## WHAT IS EXPECTED
Across the listing below, count the lines that mention the string "cumul". Reply with the figure only.
┌──
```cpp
template <class LDS>
__device__ __forceinline__ int huf_write_tree_wave(LDS& L, uint32_t maxSym, uint32_t huffLog, int lane)
{
    FseWeightWksp& W = L.fw;
    const uint32_t wtSize = maxSym;
    const uint32_t cnt = lane <= HUF_ABS_MAX_BITS ? W.count[lane] : 0u;
    const uint64_t nz = __ballot(cnt != 0);
    const uint32_t maxCount = wave_max_u32(cnt);
    bool fast = wtSize > 1 && nz != 0 && maxCount != wtSize && maxCount != 1;
    uint32_t tableLog = 0, maxSV = 0;
    int32_t nm = 0;
    if (fast) {
        maxSV = 63u - (uint32_t)__builtin_clzll(nz);
        tableLog = optimal_table_log(6, wtSize, maxSV, 2);
        const uint32_t total = wtSize;
        const uint64_t scale = 62 - tableLog, step = (1ull << 62) / total, vStep = 1ull << (scale - 20);
        const uint32_t lowThreshold = total >> tableLog;
        int32_t pm = 0;
        if ((uint32_t)lane <= maxSV && cnt) {
            if (cnt <= lowThreshold) nm = 1;
            else {
                int32_t proba = (int32_t)(int16_t)(((uint64_t)cnt * step) >> scale);
                if (proba < 8) {
                    uint32_t rtb = 830000u;
                    rtb = proba == 0 ? 0u : proba == 1 ? 473195u : proba == 2 ? 504333u : proba == 3 ? 520860u
                        : proba == 4 ? 550000u : proba == 5 ? 700000u : proba == 6 ? 750000u : rtb;
                    const uint64_t restToBeat = vStep * rtb;
                    proba += (((uint64_t)cnt * step) - ((uint64_t)proba << scale)) > restToBeat ? 1 : 0;
                }
                nm = proba;
                pm = proba;
            }
        }
        const int32_t still = (int32_t)(1u << tableLog) - (int32_t)wave_sum_u32((uint32_t)nm);
        const uint32_t maxP = wave_max_u32((uint32_t)pm);
        const uint64_t atMax = __ballot(pm > 0 && (uint32_t)pm == maxP);
        const int largest = atMax ? (int)__builtin_ctzll(atMax) : 0;
        const int32_t normLargest = __shfl(nm, largest, 64);
        if (-still >= (normLargest >> 1)) fast = false;
        else if (lane == largest) nm += still;
    }
    if (fast) {
        if (lane < 16) W.norm[lane] = (int16_t)nm;
        for (int i = lane; i < 52; i += WAVE) W.bitbuf[i] = 0;
        wave_lds_sync();
        if (lane == 0) W.verdict = fse_write_ncount(L.tree + 1, 133, W.norm, maxSV, tableLog);
        const uint32_t tableSize = 1u << tableLog, tableMask = tableSize - 1u;
        const uint32_t cum = wave_incl_scan_u32((uint32_t)nm) - (uint32_t)nm;
        if (lane < 16) W.cumul[lane] = cum;
        wave_lds_sync();
        const int hsz = W.verdict;
        if (hsz < 0) fast = false;
        else {
            if ((uint32_t)lane < tableSize) {
                uint32_t sy = 0;
                for (uint32_t u = 1; u <= maxSV; ++u) sy += W.cumul[u] <= (uint32_t)lane ? 1u : 0u;
                W.tableSymbol[((uint32_t)lane * ((tableSize >> 1) + (tableSize >> 3) + 3u)) & tableMask] = (uint8_t)sy;
            }
            if ((uint32_t)lane <= maxSV) {
                uint32_t dnb, dfs = 0;
                if (nm == 0) dnb = ((tableLog + 1) << 16) - tableSize;
                else if (nm == 1) { dnb = (tableLog << 16) - tableSize; dfs = cum - 1u; }
                else {
                    const uint32_t maxBitsOut = tableLog - (uint32_t)hb32((uint32_t)nm - 1u);
                    dnb = (maxBitsOut << 16) - ((uint32_t)nm << maxBitsOut);
                    dfs = cum - (uint32_t)nm;
                }
                W.deltaNbBits[lane] = dnb;
                W.deltaFindState[lane] = (int32_t)dfs;
            }
            wave_lds_sync();
            {
                const bool cell = (uint32_t)lane < tableSize;
                const uint32_t sy = cell ? W.tableSymbol[lane] : 0xFFu;
                uint32_t rank = 0;
                const uint64_t below = (1ull << lane) - 1ull;
                for (uint32_t u = 0; u <= maxSV; ++u) {
                    const uint64_t same = __ballot(sy == u);
                    if (sy == u) rank = (uint32_t)__popcll(same & below);
                }
                if (cell) W.stateTable[W.cumul[sy] + rank] = (uint16_t)(tableSize + (uint32_t)lane);
            }
            wave_lds_sync();
            const uint32_t ne = wtSize - 2u;
            if (lane < 2) {
                const uint32_t s0 = L.weights[wtSize - 1u - (uint32_t)lane];
                const uint32_t d0 = W.deltaNbBits[s0], nb0 = (d0 + (1u << 15)) >> 16;
                uint32_t st = W.stateTable[(int32_t)(((nb0 << 16) - d0) >> nb0) + W.deltaFindState[s0]];
                for (uint32_t k = (uint32_t)lane; k < ne; k += 2) {
                    const uint32_t sy = L.weights[wtSize - 3u - k];
                    const uint32_t nbo = (st + W.deltaNbBits[sy]) >> 16;
                    W.emit[k] = (uint16_t)((st & ((1u << nbo) - 1u)) | (nbo << 8));
                    st = W.stateTable[(int32_t)(st >> nbo) + W.deltaFindState[sy]];
                }
                const uint32_t slot = ne + (((wtSize & 1u) != 0) == (lane == 1) ? 0u : 1u);
                W.emit[slot] = (uint16_t)((st & tableMask) | (tableLog << 8));
                if (lane == 0) W.emit[ne + 2u] = (uint16_t)(1u | (1u << 8));
            }
            wave_lds_sync();
            uint32_t acc = 0, tb = 0;
#pragma unroll
            for (int q = 0; q < 4; ++q) {
                const uint32_t k = 4u * (uint32_t)lane + (uint32_t)q;
                const uint32_t e = k < ne + 3u ? W.emit[k] : 0u;
                acc |= (e & 0xFFu) << tb;
                tb += e >> 8;
            }
            const uint32_t incl = wave_incl_scan_u32(tb);
            const uint32_t off = incl - tb, sh = off & 31u;
            if (tb) {
                atomicOr(&W.bitbuf[off >> 5], acc << sh);
                if (sh + tb > 32u) atomicOr(&W.bitbuf[(off >> 5) + 1u], acc >> (32u - sh));
            }
            const uint32_t nbytes = ((uint32_t)__builtin_amdgcn_readlane((int)incl, 63) + 7u) >> 3;
            wave_lds_sync();
// ... 2232 lines not shown
```

Before: 609,100.

## Add one-symbol-per-lane Huffman builder fast path for alphabets up to 64 symbols

```diff
diff --git a/vbz_compression_amd/csrc/zstd_encode.hip b/vbz_compression_amd/csrc/zstd_encode.hip
--- a/vbz_compression_amd/csrc/zstd_encode.hip
+++ b/vbz_compression_amd/csrc/zstd_encode.hip
@@ -275,6 +275,151 @@
     return lo;
 }
 
+template <int M>
+__device__ __forceinline__ uint32_t lane_xor_u32(uint32_t v)
+{
+    if constexpr (M == 1) return (uint32_t)__builtin_amdgcn_mov_dpp((int)v, 0xB1, 0xF, 0xF, false);
+    else if constexpr (M == 2) return (uint32_t)__builtin_amdgcn_mov_dpp((int)v, 0x4E, 0xF, 0xF, false);
+    else if constexpr (M < 32) return (uint32_t)__builtin_amdgcn_ds_swizzle((int)v, 0x1F | (M << 10));
+    else return (uint32_t)__shfl_xor((int)v, M, 64);
+}
+
+template <class LDS>
+__device__ __forceinline__ uint32_t huf_build_wave_small(LDS& L, uint32_t maxSym, uint32_t maxNbBits, uint32_t n, const uint32_t (&c)[4], int lane,
+                                                         unsigned long long* tsub, unsigned long long* tl)
+{
+    HufPmWksp& K = L.pm;
+    constexpr uint32_t PM_INF = 0xFFFFFFFFu;
+    {
+        uint32_t np = 0;
+#pragma unroll
+        for (int j = 0; j < 4; ++j) np += (4u * (uint32_t)lane + (uint32_t)j <= maxSym && c[j]) ? 1u : 0u;
+        uint32_t pos = wave_incl_scan_u32(np) - np;
+#pragma unroll
+        for (int j = 0; j < 4; ++j) {
+            const uint32_t sy = 4u * (uint32_t)lane + (uint32_t)j;
+            if (sy <= maxSym && c[j]) K.leaf[pos++] = (c[j] << 8) | (255u - sy);
+        }
+    }
+    wave_lds_sync();
+    uint32_t key = (uint32_t)lane < n ? K.leaf[lane] : PM_INF;
+#define VBZ_SORT_STAGE(k, d) do { const uint32_t o_ = lane_xor_u32<d>(key); \
+        const bool keep_min_ = ((lane & (d)) == 0) == ((lane & (k)) == 0); \
+        key = keep_min_ ? (o_ < key ? o_ : key) : (o_ < key ? key : o_); } while (0)
+    VBZ_SORT_STAGE(2, 1);
+    VBZ_SORT_STAGE(4, 2); VBZ_SORT_STAGE(4, 1);
+    VBZ_SORT_STAGE(8, 4); VBZ_SORT_STAGE(8, 2); VBZ_SORT_STAGE(8, 1);
+    VBZ_SORT_STAGE(16, 8); VBZ_SORT_STAGE(16, 4); VBZ_SORT_STAGE(16, 2); VBZ_SORT_STAGE(16, 1);
+    VBZ_SORT_STAGE(32, 16); VBZ_SORT_STAGE(32, 8); VBZ_SORT_STAGE(32, 4); VBZ_SORT_STAGE(32, 2); VBZ_SORT_STAGE(32, 1);
+    VBZ_SORT_STAGE(64, 32); VBZ_SORT_STAGE(64, 16); VBZ_SORT_STAGE(64, 8); VBZ_SORT_STAGE(64, 4); VBZ_SORT_STAGE(64, 2); VBZ_SORT_STAGE(64, 1);
+#undef VBZ_SORT_STAGE
+    SUB(6);
+    const uint32_t X0 = 2u * n - 2u;
+    uint32_t lk[2];
+#pragma unroll
+    for (int r = 0; r < 2; ++r) {
+        const uint32_t v = (uint32_t)__shfl((int)key, (2 * lane + r) & 63, 64);
+        lk[r] = (lane < 32 && v != PM_INF) ? (v >> 8) << 1 : PM_INF;
+    }
+    uint32_t m = n >> 1;
+    uint32_t pk = (uint32_t)lane < m ? ((((lk[0] >> 1) + (lk[1] >> 1)) << 1) | 1u) : PM_INF;
+    uint64_t* const masks = reinterpret_cast<uint64_t*>(K.merged);
+    uint32_t levSame = maxNbBits;
+    for (uint32_t lev = 2; lev <= maxNbBits; ++lev) {
+        const bool last = lev == maxNbBits;
+        uint32_t it[2];
+        {
+            const int src = 2 * (63 - lane);
+#pragma unroll
+            for (int r = 0; r < 2; ++r) {
+                const uint32_t p = (uint32_t)__shfl((int)pk, (src + 1 - r) & 63, 64);
+                it[r] = lane < 32 ? lk[r] : p;
+            }
+        }
+#define VBZ_MERGE_STAGE(dl) do { const bool lower_ = (lane & (dl)) == 0; \
+        for (int r = 0; r < 2; ++r) { const uint32_t o_ = lane_xor_u32<dl>(it[r]); \
+            it[r] = lower_ ? (o_ < it[r] ? o_ : it[r]) : (o_ < it[r] ? it[r] : o_); } } while (0)
+        VBZ_MERGE_STAGE(32); VBZ_MERGE_STAGE(16); VBZ_MERGE_STAGE(8); VBZ_MERGE_STAGE(4); VBZ_MERGE_STAGE(2); VBZ_MERGE_STAGE(1);
+#undef VBZ_MERGE_STAGE
+        {
+            const uint32_t x = it[0], y = it[1];
+            it[0] = x < y ? x : y;
+            it[1] = x < y ? y : x;
+        }
+#pragma unroll
+        for (int r = 0; r < 2; ++r) {
+            const uint64_t bm = __ballot((it[r] & 1u) != 0 && it[r] != PM_INF);
+            if (lane == 0) masks[2 * lev + (uint32_t)r] = bm;
+        }
+        if (last) break;
+        const uint32_t size = n + m < X0 ? n + m : X0;
+        m = size >> 1;
+        const uint32_t v = (uint32_t)lane < m ? ((((it[0] >> 1) + (it[1] >> 1)) << 1) | 1u) : PM_INF;
+        const bool same = v == pk;
+        pk = v;
+        if (__ballot(!same) == 0) {
+            levSame = lev;
+            break;
+        }
+    }
+    wave_lds_sync();
+    SUB(7);
+    uint32_t ln = 0;
+    {
+        uint32_t X = X0;
+        for (uint32_t lev = maxNbBits; lev >= 2 && X; --lev) {
+            const uint64_t* mk = masks + 2u * (lev < levSame ? lev : levSame);
+            uint32_t npk = 0;
+#pragma unroll
+            for (uint32_t r = 0; r < 2; ++r) {
+                const uint32_t cnt = X > r ? (X - r + 1u) >> 1 : 0u;
+                npk += (uint32_t)__popcll(mk[r] & ((1ull << cnt) - 1ull));
+            }
+            ln += (uint32_t)lane < X - npk ? 1u : 0u;
+            X = 2u * npk;
+        }
+        ln += (uint32_t)lane < X ? 1u : 0u;
+    }
+    SUB(8);
+    for (int i = lane; i < 256; i += WAVE) L.nbBits[i] = 0;
+    wave_lds_sync();
+    maxNbBits = (uint32_t)__builtin_amdgcn_readfirstlane((int)ln);
+    if ((uint32_t)lane < n) L.nbBits[255u - (key & 255u)] = (uint8_t)ln;
+    uint32_t val[HUF_ABS_MAX_BITS + 1];
+    {
+        uint32_t minv = 0;
+#pragma unroll
+        for (int l = HUF_ABS_MAX_BITS; l > 0; --l) {
+            const uint32_t cnt = (uint32_t)__popcll(__ballot((uint32_t)lane < n && ln == (uint32_t)l));
+            val[l] = minv;
+            minv = (uint32_t)l <= maxNbBits ? ((minv + cnt) >> 1) : 0u;
+        }
+        val[0] = 0;
+    }
+    SUB(9);
+    wave_lds_sync();
+    const uint64_t below = (1ull << lane) - 1ull;
+#pragma unroll
+    for (int j = 0; j < 4; ++j) {
+        const uint32_t s = (uint32_t)lane + 64u * j;
+        if (64u * j > maxSym) {
+            L.set_code(s, 0u, 0u);
+            continue;
+        }
+        const uint32_t nb = L.nbBits[s];
+        uint32_t code = 0;
+#pragma unroll
+        for (int l = 1; l <= HUF_ABS_MAX_BITS; ++l) {
+            const uint64_t mm = __ballot(nb == (uint32_t)l);
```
└──
## SOLUTION
3